Docs
Cloaked Search
Usage
Configuration
Text Analysis

Text Analysis

Text analysis enables Cloaked Search to perform full-text search, where the search returns all relevant results rather than just exact matches.

If you search for Quick fox, you probably want the document that contains A quick brown fox jumps over the lazy dog.

Analysis is done at index time on the full document and at search time on the query. In Cloaked Search, a search will always use the same analysis that was applied to that field when it was indexed. Ensure you have a complete understanding of the behavior involved or you could end up with undesired results.

Tokenization

Analysis makes full-text search possible through tokenization, which is the breaking down of words into tokens. This is commonly done along word boundaries.

The standard tokenizer is the UAX29 tokenizer. There is also a no-op keyword tokenizer that outputs the text as a single term, and a whitespace tokenizer that splits on whitespace characters.

Filters

Tokenization allows matching on terms, but each token is still matched literally. This means that a search for Quick would not match quick, because the cases are different.

To solve this problem, text analysis can normalize these tokens into a standard format. This allows you to match tokens that are not exactly the same as the search terms, but similar enough to still be relevant. For example, Quick can be lowercased: quick.

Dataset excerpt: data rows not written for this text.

@@ -211,18 +236,34 @@
     };
     auto stage_store = [&](unsigned(&raw)[8], int slot, int chunk) {
         scale_pair(raw, chunk);
-        u32x4 part[3];
-        split_unit(raw, part);
-#pragma unroll
-        for (int q = 0; q < 3; ++q) transpose_rows(part[q]);
-#pragma unroll
-        for (int q = 0; q < 3; ++q)
-            if (!(GANCE_UPFIRS_ABLATE & 16)) ring_w[slot * kSlotUnits + q * 4 * kPlaneStride] = part[q];
+        if constexpr (NT == 1) {
+            u32x4 part[3];
+            split_unit(raw, part);
+#pragma unroll
+            for (int q = 0; q < 3; ++q) transpose_rows(part[q]);
+#pragma unroll
+            for (int q = 0; q < 3; ++q)
+                if (!(GANCE_UPFIRS_ABLATE & 16)) ring_w[slot * kSlotUnits + q * 4 * kPlaneStride] = part[q];
+        } else {
+            unsigned w[3][kPW];
+#pragma unroll
+            for (int c = 0; c < kPW; ++c) split_pair(__builtin_bit_cast(float, raw[2 * c]), __builtin_bit_cast(float, raw[2 * c + 1]), w[0][c], w[1][c], w[2][c]);
+#pragma unroll
+            for (int q = 0; q < 3; ++q) {
+                unsigned* const dst = ring_wn + 4 * (slot * kSlotUnits + q * 4 * kPlaneStride);
+                if constexpr (NT == 2) {
+                    const auto s = __builtin_amdgcn_permlane16_swap(w[q][0], w[q][1], false, false);
+                    *reinterpret_cast<u32x2*>(dst) = u32x2{s[0], s[1]};
+                } else {
+                    *dst = w[q][0];
+                }
+            }
+        }
     };
     auto edge_store = [&](int slot, int hbuf, int hrow) { if (!(GANCE_UPFIRS_ABLATE & 64)) ring_e[slot * kSlotUnits] = halo_e[hbuf * kHaloUnits + (hrow * kHaloCols + 1) * kPlanes]; };
     const int h_task = tid < kHaloTasks ? tid : tid - kHaloTasks;
     const int h_col = h_task & 3, h_kg = (h_task >> 2) & 3, h_row = h_task >> 4;
-    const int h_voff = ((h_kg * 8 * Hp + h_row) * Wp + X0 + 2 + (h_col & 1) + (h_col >> 1) * 65) * 4;
+    const int h_voff = ((h_kg * 8 * Hp + h_row) * Wp + X0 + 2 + (h_col & 1) + (h_col >> 1) * (kSW + 1)) * 4;
     u32x4* const halo_w = halo + (h_row * kHaloCols + h_col) * kPlanes + h_kg;
     unsigned hraw[8];
     auto halo_load = [&](int step, int chunk) {
@@ -271,12 +312,14 @@
     halo_load(s_first, 0);
     if constexpr (!kPre)
         for (int i = tid; i < p.Cin; i += 256) s_lds[i] = p.s[(size_t)b * p.s_stride + i];
-    if (tid < kBM) {
+    if (tid < kBMB) {
         d_lds[tid] = p.d[(size_t)b * p.d_stride + m0 + tid];
         b_lds[tid] = p.bias[m0 + tid];
         sn_lds[tid] = p.s_next != nullptr ? p.s_next[(size_t)b * p.s_stride + m0 + tid] : 1.0f;
     }
     for (int i = tid; i < kCarryFloats; i += 256) carry[i] = 0.f;
+    if constexpr (NT > 1)
+        for (int i = tid; i < kPassCh * NT * kPassRows; i += 256) stage[i * kTW] = stage[i * kTW + 2 * kSW + 2] = stage[i * kTW + 2 * kSW + 3] = 0.f;
 #pragma unroll
     for (int t = 1; t < 9; ++t) load_a3(0, t, A[t]);
     if constexpr (!kPre) lds_barrier();
@@ -313,7 +356,7 @@
 #pragma unroll
             for (int c = 0; c < 4; ++c) acc[r][c] = f32x4{0.f, 0.f, 0.f, 0.f};
         f32x4 accf[2] = {f32x4{0.f, 0.f, 0.f, 0.f}, f32x4{0.f, 0.f, 0.f, 0.f}};
-        f32x4 acch = f32x4{0.f, 0.f, 0.f, 0.f}, acchf = f32x4{0.f, 0.f, 0.f, 0.f};
+        f32x4 acch[NT == 1 ? 1 : 2] = {}, acchf = f32x4{0.f, 0.f, 0.f, 0.f};
 
         auto run_chunk = [&](auto parity, const int chunk) {
             constexpr int ab = decltype(parity)::value;
@@ -322,7 +365,7 @@
 #pragma unroll
             for (int j = 0; j < kRows; ++j) {
                 const int cur = (j + ab) & 1;
-                if (j == 0) weights_dma(n_chunk);
+                if (NT == 1 && j == 0) weights_dma(n_chunk);
                 if (j == 0) halo_load(n_step, n_chunk);
                 if (j == 4) halo_store(n_chunk, ab ^ 1);
                 load_b((j + 1) % kRing, Bf[cur ^ 1]);
@@ -365,14 +408,16 @@
                                     __builtin_bit_cast(bf16x8, A[t][kTerms[term][1]]), __builtin_bit_cast(bf16x8, Bf[cur][tap_dx(t)][kTerms[term][0]]),
                                     accf[tap_cls(t)], 0, 0, 0);
                         }
-                        if (wave == tap_cls(t) && !(GANCE_UPFIRS_ABLATE & 64)) {
+                        const int hc = NT == 1 ? 0 : tap_cls(t) >> 1;
+                        const bool halo_mine = NT == 1 ? wave == tap_cls(t) : (tap_dx(t) && (tap_cls(t) & 1) == 0 && (kTC == 1 || tc == hc));
+                        if (halo_mine && !(GANCE_UPFIRS_ABLATE & 64)) {
                             u32x4 hf[3];
 #pragma unroll
                             for (int q = 0; q < 3; ++q) hf[q] = halo_r[ab * kHaloUnits + ((1 - tap_dy(t)) * kHaloCols + 1 - tap_dx(t)) * kPlanes + q * 4];
 #pragma unroll
                             for (int term = 0; term < 6; ++term)
-                                acch = __builtin_amdgcn_mfma_f32_16x16x32_bf16(__builtin_bit_cast(bf16x8, A[t][kTerms[term][1]]),
-                                                                               __builtin_bit_cast(bf16x8, hf[kTerms[term][0]]), acch, 0, 0, 0);
+                                acch[hc] = __builtin_amdgcn_mfma_f32_16x16x32_bf16(__builtin_bit_cast(bf16x8, A[t][kTerms[term][1]]),
+                                                                                    __builtin_bit_cast(bf16x8, hf[kTerms[term][0]]), acch[hc], 0, 0, 0);
                             if (last_step && tap_dy(t)) {
 #pragma unroll
                                 for (int q = 0; q < 3; ++q) hf[q] = halo_f[ab * kHaloUnits + (1 - tap_dx(t)) * kPlanes + q * 4];
@@ -382,10 +427,11 @@
                                                                                     __builtin_bit_cast(bf16x8, hf[kTerms[term][0]]), acchf, 0, 0, 0);
                             }
                         }
-                        read_a3(t, A[t]);
+                        if constexpr (NT == 1) read_a3(t, A[t]);
+                        else load_a3(n_chunk, t, A[t]);
                     }
                 }
-                if (j == kRows - 2) asm volatile("s_waitcnt vmcnt(24)" ::: "memory");
+                if (NT == 1 && j == kRows - 2) asm volatile("s_waitcnt vmcnt(24)" ::: "memory");
                 if (!(GANCE_UPFIRS_ABLATE & 32)) lds_barrier();
             }
         };
@@ -397,19 +443,22 @@
 
         const int elane = fresh_lane();
         const int en16 = elane & 15, eq4 = elane >> 4;
-        const int dump_base = eq4 * (kPassRows * kTW) + 32 * wave + 2 * en16 + 1;
+        const int dump_base = (4 * ct + eq4) * (kPassRows * kTW) + 32 * tc + 2 * en16 + 1;
         const int hpy = wave >> 1, hpx = wave & 1;
-        const int fc = wave;
-        const int cg = elane % kCG;
-        const int rg = elane / kCG;
-        const int o_voff = (int)((fc * oplane + (long long)(kFR * rg) * OWp + 4 * cg) * 4);
+        const int fsub = NT == 1 ? 0 : elane / (64 / NT), flane = NT == 1 ? elane : elane % (64 / NT);
+        const int fc = NT == 1 ? wave : wave * NT + fsub;
+        const int fch = NT == 1 ? fc : 16 * (fc >> 2) + (fc & 3);
+        const int cg = flane % kCG;
+        const int rg = flane / kCG;
+        const int o_voff = (int)((fch * oplane + (long long)(kFR * rg) * OWp + 4 * cg) * 4);
 
         auto run_passes = [&](auto flush_tag) {
             constexpr bool kFlush = decltype(flush_tag)::value;
             const int ys = kFlush ? H : y0;
             if (kNoise) {
 #pragma unroll
-                for (int i = 0; i < kNzPieces / 4; ++i) {
+                for (int i = 0; i < (kNzPieces + 3) / 4; ++i) {
+                    if (kNzPieces % 4 != 0 && wave + 4 * i >= kNzPieces) break;
                     const int f = (wave + 4 * i) * 256 + 4 * elane;
                     const int row = f / (2 * kSW), col = f % (2 * kSW);
                     __builtin_amdgcn_raw_ptr_buffer_load_lds(nz_rsrc, (lds_ptr_t)(nz_lds + (wave + 4 * i) * 256), 16,
@@ -428,10 +477,15 @@
                     if constexpr (kFlush) {
 #pragma unroll
                         for (int c = 0; c < 4; ++c) stage[dump_base + (c >> 1) * kTW + (c & 1)] = c < 2 ? accf[c][g] : 0.f;
-                        if (en16 == 0 || en16 == 8) {
-                            const int side = en16 >> 3;
-                            if (hpy == 0 && (side == 1 || hpx == 1)) stage[eq4 * (kPassRows * kTW) + (side ? 2 * kSW + 1 + hpx : 0)] = acchf[g];
-                            if (hpy == 1 && (side == 1 || hpx == 1)) stage[eq4 * (kPassRows * kTW) + kTW + (side ? 2 * kSW + 1 + hpx : 0)] = 0.f;
+                        if constexpr (NT == 1) {
+                            if (en16 == 0 || en16 == 8) {
+                                const int side = en16 >> 3;
+                                if (hpy == 0 && (side == 1 || hpx == 1)) stage[eq4 * (kPassRows * kTW) + (side ? 2 * kSW + 1 + hpx : 0)] = acchf[g];
+                                if (hpy == 1 && (side == 1 || hpx == 1)) stage[eq4 * (kPassRows * kTW) + kTW + (side ? 2 * kSW + 1 + hpx : 0)] = 0.f;
+                            }
+                        } else if (en16 == 8 && tc == 0) {
+                            stage[(4 * ct + eq4) * (kPassRows * kTW) + 2 * kSW + 1] = acchf[g];
+                            stage[(4 * ct + eq4) * (kPassRows * kTW) + kTW + 2 * kSW + 1] = 0.f;
                         }
                     } else {
 #pragma unroll
@@ -439,12 +493,18 @@
 #pragma unroll
                             for (int c = 0; c < 4; ++c) stage[dump_base + (2 * r4 + (c >> 1)) * kTW + (c & 1)] = acc[4 * rw + r4][c][g];
                         const int row = en16 & 7, side = en16 >> 3;
-                        if ((side == 1 || hpx == 1) && row / 4 == rw)
-                            stage[eq4 * (kPassRows * kTW) + (2 * (row % 4) + hpy) * kTW + (side ? 2 * kSW + 1 + hpx : 0)] = acch[g];
+                        if constexpr (NT == 1) {
+                            if ((side == 1 || hpx == 1) && row / 4 == rw)
+                                stage[eq4 * (kPassRows * kTW) + (2 * (row % 4) + hpy) * kTW + (side ? 2 * kSW + 1 + hpx : 0)] = acch[0][g];
+                        } else if (side == 1 && row / 4 == rw) {
+#pragma unroll
+                            for (int h = 0; h < 2; ++h)
+                                if (kTC == 1 || tc == h) stage[(4 * ct + eq4) * (kPassRows * kTW) + (2 * (row % 4) + h) * kTW + 2 * kSW + 1] = acch[h][g];
+                        }
                     }
                     lds_barrier();
 
-                    const int ch = 4 * g + fc;
+                    const int ch = 4 * g + fch;
                     const float dsc = d_lds[ch] * kSqrt2f;
                     const float kh0 = 0.25f * dsc, kh1 = 0.75f * dsc;
                     const float bias2 = b_lds[ch] * kSqrt2f;
@@ -495,7 +555,7 @@
             }
         };
         if (GANCE_UPFIRS_ABLATE & 2) {
-            float sum = acch[0] + acchf[0] + accf[0][0] + accf[1][0];
+            float sum = acch[0][0] + acchf[0] + accf[0][0] + accf[1][0];
 #pragma unroll
             for (int r = 0; r < kTH; ++r)
 #pragma unroll
@@ -513,6 +573,10 @@
 
 bool upfirs_supported(int cin, int cout, int H, int W) {
     return H == W && W % kSW == 0 && H % kTH == 0 && cin % (2 * kKC) == 0 && cout % kBM == 0 && cin <= 512;
+}
+
+bool upfirs_narrow_supported(int cin, int cout, int H, int W) {
+    return H == W && (W == 32 || W == 16) && H % kTH == 0 && cin % (2 * kKC) == 0 && cout % (kBM * (kSW / W)) == 0 && cin <= 512;
 }
 
 size_t upfirs_weight_floats(int cin, int cout) { return (size_t)(cout / kBM) * (cin / kKC) * 27 * 256; }
@@ -551,9 +615,20 @@
 }
 
 void upfirs_plan(int B, int cout, int H, int W, int num_cus, UpFirArgs* a) {
+    a->step_rows = kTH;
+    a->stagger_phases = 1;
+    a->stagger_ticks = 0;
+    a->debug_flags = 0;
+    if (W < kSW) {
+        a->m_tiles = cout / (kBM * (kSW / W));
+        a->strips = 1;
+        a->segs = 1;
+        a->rows_per_seg = H;
+        a->total_blocks = B * a->m_tiles;
+        return;
+    }
     a->m_tiles = cout / kBM;
     a->strips = W / kSW;
-    a->step_rows = kTH;
     static const bool segments = [] { const char* v = std::getenv("GANCE_TUNE_UPFIR_SPLIT_SEGS"); return !(v && std::atoi(v) == 0); }();
     int segs = 1;
     const int base = B * a->m_tiles * a->strips;
@@ -565,38 +640,51 @@
     a->segs = segs;
     a->rows_per_seg = H / segs;
     a->total_blocks = base * segs;
-    a->stagger_phases = 1;
-    a->stagger_ticks = 0;
-    a->debug_flags = 0;
-}
-
-__global__ __launch_bounds__(256, 1) void upfirs_fused_kernel(const UpFirArgs p) { upfirs_body<false, false>(p); }
-__global__ __launch_bounds__(256, 1) void upfirs_fused_noise_kernel(const UpFirArgs p) { upfirs_body<false, true>(p); }
-__global__ __launch_bounds__(256, 1) void upfirs_fused_pre_kernel(const UpFirArgs p) { upfirs_body<true, false>(p); }
-__global__ __launch_bounds__(256, 1) void upfirs_fused_pre_noise_kernel(const UpFirArgs p) { upfirs_body<true, true>(p); }
+}
+
+__global__ __launch_bounds__(256, 1) void upfirs_fused_kernel(const UpFirArgs p) { upfirs_body<1, false, false>(p); }
+__global__ __launch_bounds__(256, 1) void upfirs_fused_noise_kernel(const UpFirArgs p) { upfirs_body<1, false, true>(p); }
+__global__ __launch_bounds__(256, 1) void upfirs_fused_pre_kernel(const UpFirArgs p) { upfirs_body<1, true, false>(p); }
+__global__ __launch_bounds__(256, 1) void upfirs_fused_pre_noise_kernel(const UpFirArgs p) { upfirs_body<1, true, true>(p); }
+__global__ __launch_bounds__(256, 1) void upfirs_w32_fused_kernel(const UpFirArgs p) { upfirs_body<2, false, false>(p); }
+__global__ __launch_bounds__(256, 1) void upfirs_w32_fused_noise_kernel(const UpFirArgs p) { upfirs_body<2, false, true>(p); }
+__global__ __launch_bounds__(256, 1) void upfirs_w32_fused_pre_kernel(const UpFirArgs p) { upfirs_body<2, true, false>(p); }
+__global__ __launch_bounds__(256, 1) void upfirs_w32_fused_pre_noise_kernel(const UpFirArgs p) { upfirs_body<2, true, true>(p); }
+__global__ __launch_bounds__(256, 1) void upfirs_w16_fused_kernel(const UpFirArgs p) { upfirs_body<4, false, false>(p); }
+__global__ __launch_bounds__(256, 1) void upfirs_w16_fused_noise_kernel(const UpFirArgs p) { upfirs_body<4, false, true>(p); }
+__global__ __launch_bounds__(256, 1) void upfirs_w16_fused_pre_kernel(const UpFirArgs p) { upfirs_body<4, true, false>(p); }
+__global__ __launch_bounds__(256, 1) void upfirs_w16_fused_pre_noise_kernel(const UpFirArgs p) { upfirs_body<4, true, true>(p); }
 
 hipError_t launch_upfir_split(const UpFirArgs& args, hipStream_t stream) {
     using Kernel = void (*)(const UpFirArgs);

The available filters are:

Customize text analysis

Text analysis is performed by an analyzer.

By default, each text field will be indexed in the similar to the search service’s standard analyzer. This means that the UAX29 tokenizer will be used, which should split on appropriate word boundaries, and then the lowercase filter will be applied to each of the terms.

If you want to tailor your search experience, you can build a custom analyzer either in the global settings or inline.

JSON

"mappings": {
  "properties": {
    "name": {
      "type": "text",
      "analyzer": {
        "type": "custom",
        "tokenizer": "standard",
        "filter": ["lowercase", "longer_shingle"]
      }
    }
  }
}

Analyzer type must be custom. tokenizer can be chosen from the tokenizers. filter is an array containing an ordered list of the filters to run. These can be predefined filters or custom defined ones.

Derived fields

In addition to filters, you can enable prefix and phrase searching using the index_prefixes and index_phrases configuration options.